The U.S. military today began evacuating thousands of Americans from Clark Air Base after a nearby volcano that had been dormant for centuries spewed rocks and hot ash. There were no reports of injuries from what the Philippine authorities described as a moderate eruption of Mount Pinatubo, which is about 10 miles west of Clark Air Base.

The eruption Sunday sent searing gases, ash and rock pouring from two craters of the 4,795-foot mountain at speeds up to 60 mph. Debris was sprayed as far as the South China Sea, 20 miles to the west.

Air Force spokesman Lt. Col. Ron Rand said volcanic activity had increased overnight at Mount Pinatubo, prompting the order to evacuate the base's 16,000 troops, dependents and civilian employees.

Personnel began leaving for the Subic Bay naval base at 6 a.m. local time today (6 p.m. EDT Sunday).

An undetermined number stayed behind to guard the facility and maintain essential services, Rand said.

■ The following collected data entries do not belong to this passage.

void mesh_bound_for(const RtHipScene *scene, double near_R, float out[5])
{
  const float inf = std::numeric_limits<float>::infinity();
  out[0] = out[1] = out[2] = 0.f;
  out[3] = inf;
  out[4] = -inf;
  if (!(scene->mesh_R >= 0) || !(scene->mesh_R < 1e18) || !(scene->mesh_c_norm < 1e18) || !(near_R < 1e18))
    return;
  const double e = 5.9604644775390625e-08, A = scene->mesh_c_norm + near_R;
  for (int a = 0; a < 3; a++)
    out[a] = (float)scene->mesh_c[a];
  out[3] = (float)((scene->mesh_R * scene->mesh_R + 32.0 * e * A * A) * (1.0 + 8.0 * e));
  out[4] = -(float)((scene->mesh_R + 10.0 * e * A) * (1.0 + 4.0 * e));
}

void big_prune_for(const RtHipScene *scene, double near_R, double filt_shift, PtLaunch &L)
{
  L.big_pairs = 0;
  L.big_delta = L.big_tmin = 0.f;
  for (int k = 0; k < 8; k++)
    L.big_qmin[k] = std::numeric_limits<float>::infinity();
#ifdef PT_DEV_KERNELS
  static const bool off = [] {
    const char *e = getenv("RT_HIP_NO_BIG_PRUNE");
    return e && e[0] == '1';
  }();
#else
  const bool off = false;
#endif
  const bool sign_form = !scene->view.wide_range &&
                         (pt_geom_in_lds(scene->view) ? (scene->view.n_triangles == 0 ? pt_filter_in_lds(scene->view) : !pt_filter_in_lds(scene->view))
                                                      : (scene->view.n_triangles == 0));
  if (off || scene->n_big < 2 || !sign_form)
    return;
  const double e = 5.9604644775390625e-08, f = 1.0 / 16.0;
  double delta = 0, tmin = 0;
  for (int k = 0; k < scene->n_big; k++)
  {
    const double r = scene->big_r[k], c = scene->big_c[k], A = c + near_R + filt_shift;
    const double g = std::fabs(c * c - r * r);
    const double W = pt_sign_widen_total(A, g) * 1.001, E = 28.0 * e * A * A + 6.0 * e * g;
    const double qmin = f * f * r * r + W + E;
    const double bias = (W + E) / (2.0 * f * r);
    if (!(qmin < 1e30) || !(bias < 1e3))
      return;
    L.big_qmin[k] = (float)(qmin * (1.0 + 4.0 * e));
    delta = std::fmax(delta, 1.5 * (22.4 * e * A + bias));
    tmin = std::fmax(tmin, 2.0 * (filt_shift * 1.0001 + 11.2 * e * A));
  }
  L.big_delta = (float)(delta * (1.0 + 4.0 * e));
  L.big_tmin = (float)(tmin * (1.0 + 4.0 * e));
  L.big_pairs = (uint32_t)scene->n_big / 2u;
}

double hull_margin_for(const RtHipScene *scene, double near_R)
{
  if (!scene->hull_flags || !(near_R < 1e150))
    return 2.0;
  const double extent = scene->mesh_c_norm + scene->mesh_R;
  const double tau = 1.1368683772161603e-13 * extent, delta = 1.4e-13 * (near_R + extent);
  return std::fmax(1e-3, 4.0 * (tau + delta) / 1e-8);
}

int launch_prepare(const RtHipScene *scene, const RtHipCamera *camera, const RtHipParams *params, PtLaunch &L, bool *empty)
{
  const int rc = check_params(params);
  if (rc)
    return rc;
  const bool cast_ray = params->integrator == RT_HIP_CAST_RAY;
  if (!cast_ray && scene->view.any_refract && params->max_depth > PT_REFRACT_MAX_DEPTH)
    return fail(RT_HIP_ELIMIT, "scenes with M_REFRACTION materials support max_depth <= %d (two rays per "
                               "refractive hit, raytracer.c:523-529; the pending-ray stack is fixed)",
                PT_REFRACT_MAX_DEPTH);
  if (cast_ray && scene->any_mirror_glass && params->max_depth > PT_REFRACT_MAX_DEPTH)
    return fail(RT_HIP_ELIMIT, "cast_ray with M_REFLECTION|M_REFRACTION materials supports max_depth <= %d (two "
                               "rays per such hit, raytracer.c:609-628; the pending-ray stack is fixed)",
                PT_REFRACT_MAX_DEPTH);
  const uint32_t tx = tiles_x_of(params->width), ty = tiles_y_of(params->height);
  const uint64_t n_tiles = (uint64_t)tx * ty;
  *empty = params->tile_count == 0;
  if (*empty)
    return RT_HIP_OK;
  if (params->tile_stride == 0 && params->tile_count > 1)
    return fail(RT_HIP_EINVAL, "tile_stride must be >= 1");
  const uint64_t last = (uint64_t)params->tile_first + (uint64_t)(params->tile_count - 1) * params->tile_stride;
  if (last >= n_tiles)
    return fail(RT_HIP_EINVAL, "tile range [%u + k*%u, k < %u] exceeds the image's %llu tiles", params->tile_first,
                params->tile_stride, params->tile_count, (unsigned long long)n_tiles);

  memset(&L, 0, sizeof L);
  L.scene = scene->view;
  memcpy(L.cam.pos, camera->position, sizeof L.cam.pos);
  memcpy(L.cam.horizontal, camera->horizontal, sizeof L.cam.horizontal);
  memcpy(L.cam.vertical, camera->vertical, sizeof L.cam.vertical);
  memcpy(L.cam.llc, camera->lower_left_corner, sizeof L.cam.llc);
  L.width = params->width;
  L.height = params->height;
  L.samples = params->samples;
  L.max_depth = params->max_depth;
  L.seed = params->seed;
  {
    const double *c = camera->position;
    const double cam = std::sqrt(c[0] * c[0] + c[1] * c[1] + c[2] * c[2]);
    L.near_R = 1.5 * (cam + scene->reach) + 1.0;
    if (!(L.near_R < RT_NEAR_R_LIMIT))
      return fail(RT_HIP_EINVAL, "scene extent %g is not a usable finite bound", L.near_R);
    L.near_R2 = L.near_R * L.near_R;
    L.filt_shift = 12.0 * 5.9604644775390625e-08 * (scene->max_center + L.near_R) * (1.0 + 1e-9);
    mesh_bound_for(scene, L.near_R, L.mesh_bound);
    big_prune_for(scene, L.near_R, L.filt_shift, L);
    L.hull_margin = hull_margin_for(scene, L.near_R);
#ifdef PT_DIAG
    {
      const char *flag = getenv("RT_HIP_DIAG_WALK_REJECTED");
      L.diag_flags = (flag && flag[0] == '1') ? 1u : 0u;
    }
#endif
    L.background = 10 / 255.0;
    L.t_start = 1.7976931348623157e308;
    L.w_minus_1 = (double)params->width - 1.0;
    L.h_minus_1 = (double)params->height - 1.0;
    L.inv_w_minus_1 = 1.0 / L.w_minus_1;
    L.inv_h_minus_1 = 1.0 / L.h_minus_1;
  }
  {
    const int s = pt_acc_scale_exp(scene->max_emission, params->samples, params->max_depth);
    if (s == INT32_MIN)
      return fail(RT_HIP_EINVAL, "emission magnitudes give no finite radiance bound (%g)", scene->max_emission);
    L.acc_scale = std::ldexp(1.0, s);
    L.acc_inv_scale = std::ldexp(1.0, -s);
  }
  L.tile_first = params->tile_first;
  L.tile_stride = params->tile_stride;
  L.tile_count = params->tile_count;
  L.tiles_x = tx;
  L.integrator = cast_ray ? 1u : 0u;
  return RT_HIP_OK;
}

int launch_device_state(const RtHipScene *scene, PtLaunch &L)
{
  const bool cast_ray = L.integrator == 1u;
  const int rc = status_word_for(scene->device, &L.status);
  if (rc)
    return rc;
  if (scene->view.n_bvh_nodes != 0 && !cast_ray)
  {
    std::lock_guard<std::mutex> lock(scene->table_mutex);
    if (!scene->park_tried)
    {
      scene->park_tried = true;
      scene->park_ws = park_acquire_ws(scene->device, &scene->park_slots_per_xcd);
    }
    if (scene->park_ws)
    {
      L.park_flags = reinterpret_cast<uint32_t *>(scene->park_ws);
      L.park_ws = scene->park_ws + park_flag_bytes(scene->park_slots_per_xcd);
      L.park_slots_per_xcd = scene->park_slots_per_xcd;
    }
  }
  return RT_HIP_OK;
}

PtPlanAsk ask_for(const RtHipScene *scene, uint32_t integrator, int32_t samples, int32_t max_depth, uint32_t sample_chunks,
                  bool have_chunk_ws, uint32_t tile_count, bool have_park_ws)
{
  return {.integrator = integrator, .samples = samples, .max_depth = max_depth, .max_emission = scene->max_emission,
          .sample_chunks = sample_chunks, .have_chunk_ws = have_chunk_ws, .tile_count = tile_count, .have_park_ws = have_park_ws,
          .wide_pend_ok = true};
}

template <class PoolFn>
int plan_launch(const RtHipScene *scene, PtLaunch &L, uint32_t sample_chunks, bool have_chunk_ws, PoolFn take_pool, PtPlan *out)
{
  PtPlanAsk ask = ask_for(scene, L.integrator, L.samples, L.max_depth, sample_chunks, have_chunk_ws, L.tile_count, L.park_ws != nullptr);
  PtPlan plan = pt_plan_launch(L.scene, ask);
  int rc = plan.pend_entries ? take_pool(plan.pend_entries, plan.pend_columns, L) : RT_HIP_OK;
  if (rc == RT_HIP_ENOMEM && plan.pend_columns > PT_PEND_COLUMNS)
  {
    ask.wide_pend_ok = false;
    plan = pt_plan_launch(L.scene, ask);
    rc = plan.pend_entries ? take_pool(plan.pend_entries, plan.pend_columns, L) : RT_HIP_OK;
  }
  L.sample_chunks = plan.sample_chunks;
  L.acc_windows = plan.windowed ? 1u : 0u;
  *out = plan;
  return rc;
}

void accum_free(RtHipAccum *a)
{
  if (!a)
    return;
  DeviceScope scope(a->scene->device);
  (void)hipDeviceSynchronize();
  delete a;
}

int accum_adapt_state(RtHipAccum *a)
{
  if (a->tile_samples)
    return RT_HIP_OK;
  const size_t n = a->L.tile_count;
  const size_t bytes = (2 * n + 1) * sizeof(uint32_t) + n;
  DeviceBuffer buf;
  const hipError_t e = buf.alloc(bytes);
  if (e != hipSuccess)
    return fail(RT_HIP_ENOMEM, "freeze state (%zu KB): %s", bytes >> 10, hipGetErrorString(e));
  HIP_TRY(hipMemset(buf.ptr, 0, bytes));
  HIP_TRY(hipStreamSynchronize(nullptr));
  a->tile_samples = std::move(buf);
  a->slot_list = a->tile_samples.at<uint32_t>() + n;
  a->d_live_count = a->slot_list + n;
  a->keep = reinterpret_cast<uint8_t *>(a->d_live_count + 1);
  a->live_count = (uint32_t)n;
  return RT_HIP_OK;
}

int accum_freeze(RtHipAccum *a, const float *d_error, const uint8_t *h_keep, double threshold, uint32_t dilate, uint32_t *live_count,
                        void *stream)
{
  if (live_count)
    *live_count = 0;
  if (!a)
    return fail(RT_HIP_EINVAL, "accumulation is NULL");
  if (!d_error && !h_keep)
    return fail(RT_HIP_EINVAL, "a freeze needs the tile errors or a keep mask");
  if (dilate > 2u)
    return fail(RT_HIP_EINVAL, "dilate is 0 .. 2 tiles, not %u", dilate);
  if (a->done < 1)
    return fail(RT_HIP_EINVAL, "the accumulation holds no sample yet");
  if (a->broken)
    return fail(RT_HIP_ERUNTIME, "the accumulation is unusable: an earlier freeze failed on the device");
  const PtLaunch &L = a->L;
  if (d_error && !(threshold > 0.0))
  {
    if (live_count)
      *live_count = a->tile_samples ? a->live_count : L.tile_count;
    return RT_HIP_OK;
  }
  DeviceScope scope(a->scene->device);
  HIP_TRY(scope.status);
  int rc = accum_adapt_state(a);
  if (rc)
    return rc;
  hipStream_t st = static_cast<hipStream_t>(stream);
  hipError_t e = hipSuccess;
  if (!d_error)
    e = hipMemcpyAsync(a->keep, h_keep, L.tile_count, hipMemcpyHostToDevice, st);
  if (e == hipSuccess)
    e = pt_launch_tile_freeze(d_error, threshold, (int)dilate, a->keep, a->tile_samples.at<uint32_t>(), L.width, L.height, L.tile_first, L.tile_stride,
                              L.tile_count, (uint32_t)a->done, a->slot_list, a->d_live_count, st);
  uint32_t n = 0;
  if (e == hipSuccess)
    e = hipMemcpyAsync(&n, a->d_live_count, sizeof n, hipMemcpyDeviceToHost, st);
  if (e == hipSuccess)
    e = hipStreamSynchronize(st);
  if (e != hipSuccess)
  {
    a->broken = true;
    return fail(RT_HIP_ERUNTIME, "freeze: %s", hipGetErrorString(e));
  }
  a->live_count = n;
  a->any_frozen = a->any_frozen || n < L.tile_count;
  if (live_count)
    *live_count = n;
  return RT_HIP_OK;
}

Marines from Subic as well as Philippine and American police were being deployed along the road to provide security.

Subic is about 50 miles southwest of Clark.

Classes were suspended today at base schools and military aircraft were moved to Cubi Point naval air station near Subic.

More than 12,000 people from three provinces were already ordered evacuated because of the volcanic activity.

In Japan meanwhile, residents in the southwest feared more avalanches from a volcano that killed at least 37 people in its first eruption last week and burned 73 homes in another outburst Saturday.

Nearly 10,000 people have left their homes at the foot of Japan's Mount Unzen, and two naval ships stood by to take residents farther away in case a new eruption sent lava, hot rocks and ash over a yet wider area.

The volcanoes now rumbling in Japan and the Philippines belong to a volcanic "Ring of Fire" circling the Pacific, but their simultaneous eruptions appear to be mere coincidence, experts said Friday.

"In my discussion with our volcanologists, we saw no connection between the two," said Jim Devine, a seismologist with the U.S. Geological Survey's office in Reston, Va.

Mount Pinatubo, about 60 miles northwest of Manila, began to show signs of activity in April for the first time in more than 600 years, and last week it belched small amounts of steam and ash.

Raymundo Punongbayan, director of the Philippine Institute of Volcanology and Seismology, said the eruption could be a prelude to a larger burst. "The instability of Pinatubo is very high," he said.

He said molten rock, ash and searing gas at more than 1,800 degrees were shooting from the craters in two main flows, which so far had missed settlements in the thinly populated area at the foot of the mountain.

A dense cloud of ash and smoke rose thousands of feet and was visible at least 30 miles away. Radio reporters near the mountain said the sky was "like the night."

The governor of Zambales province, Armor Deloso, said he tried to approach the volcano's slope, but turned back because of the thick ash.

"I could not breathe because the ashes were getting into my nose," he said. "It's raining ashes. The plants were all covered with ashes."

The mayor of Botolan, Tito Doble, appealed for emergency food and tents for refugees from the volcano. Botolan is about 10 miles from the crater.

Of the 12,000 people evacuated from the area, about 3,100 are primitive Aeta tribesmen who lived on the slopes of the mountain. They were moved last week.

Doble said a "handful" of people were refusing to leave isolated settlements on the slopes. "There's nothing we can do about it," he said.

The last major eruption of Mount Pinatubo was in 1380.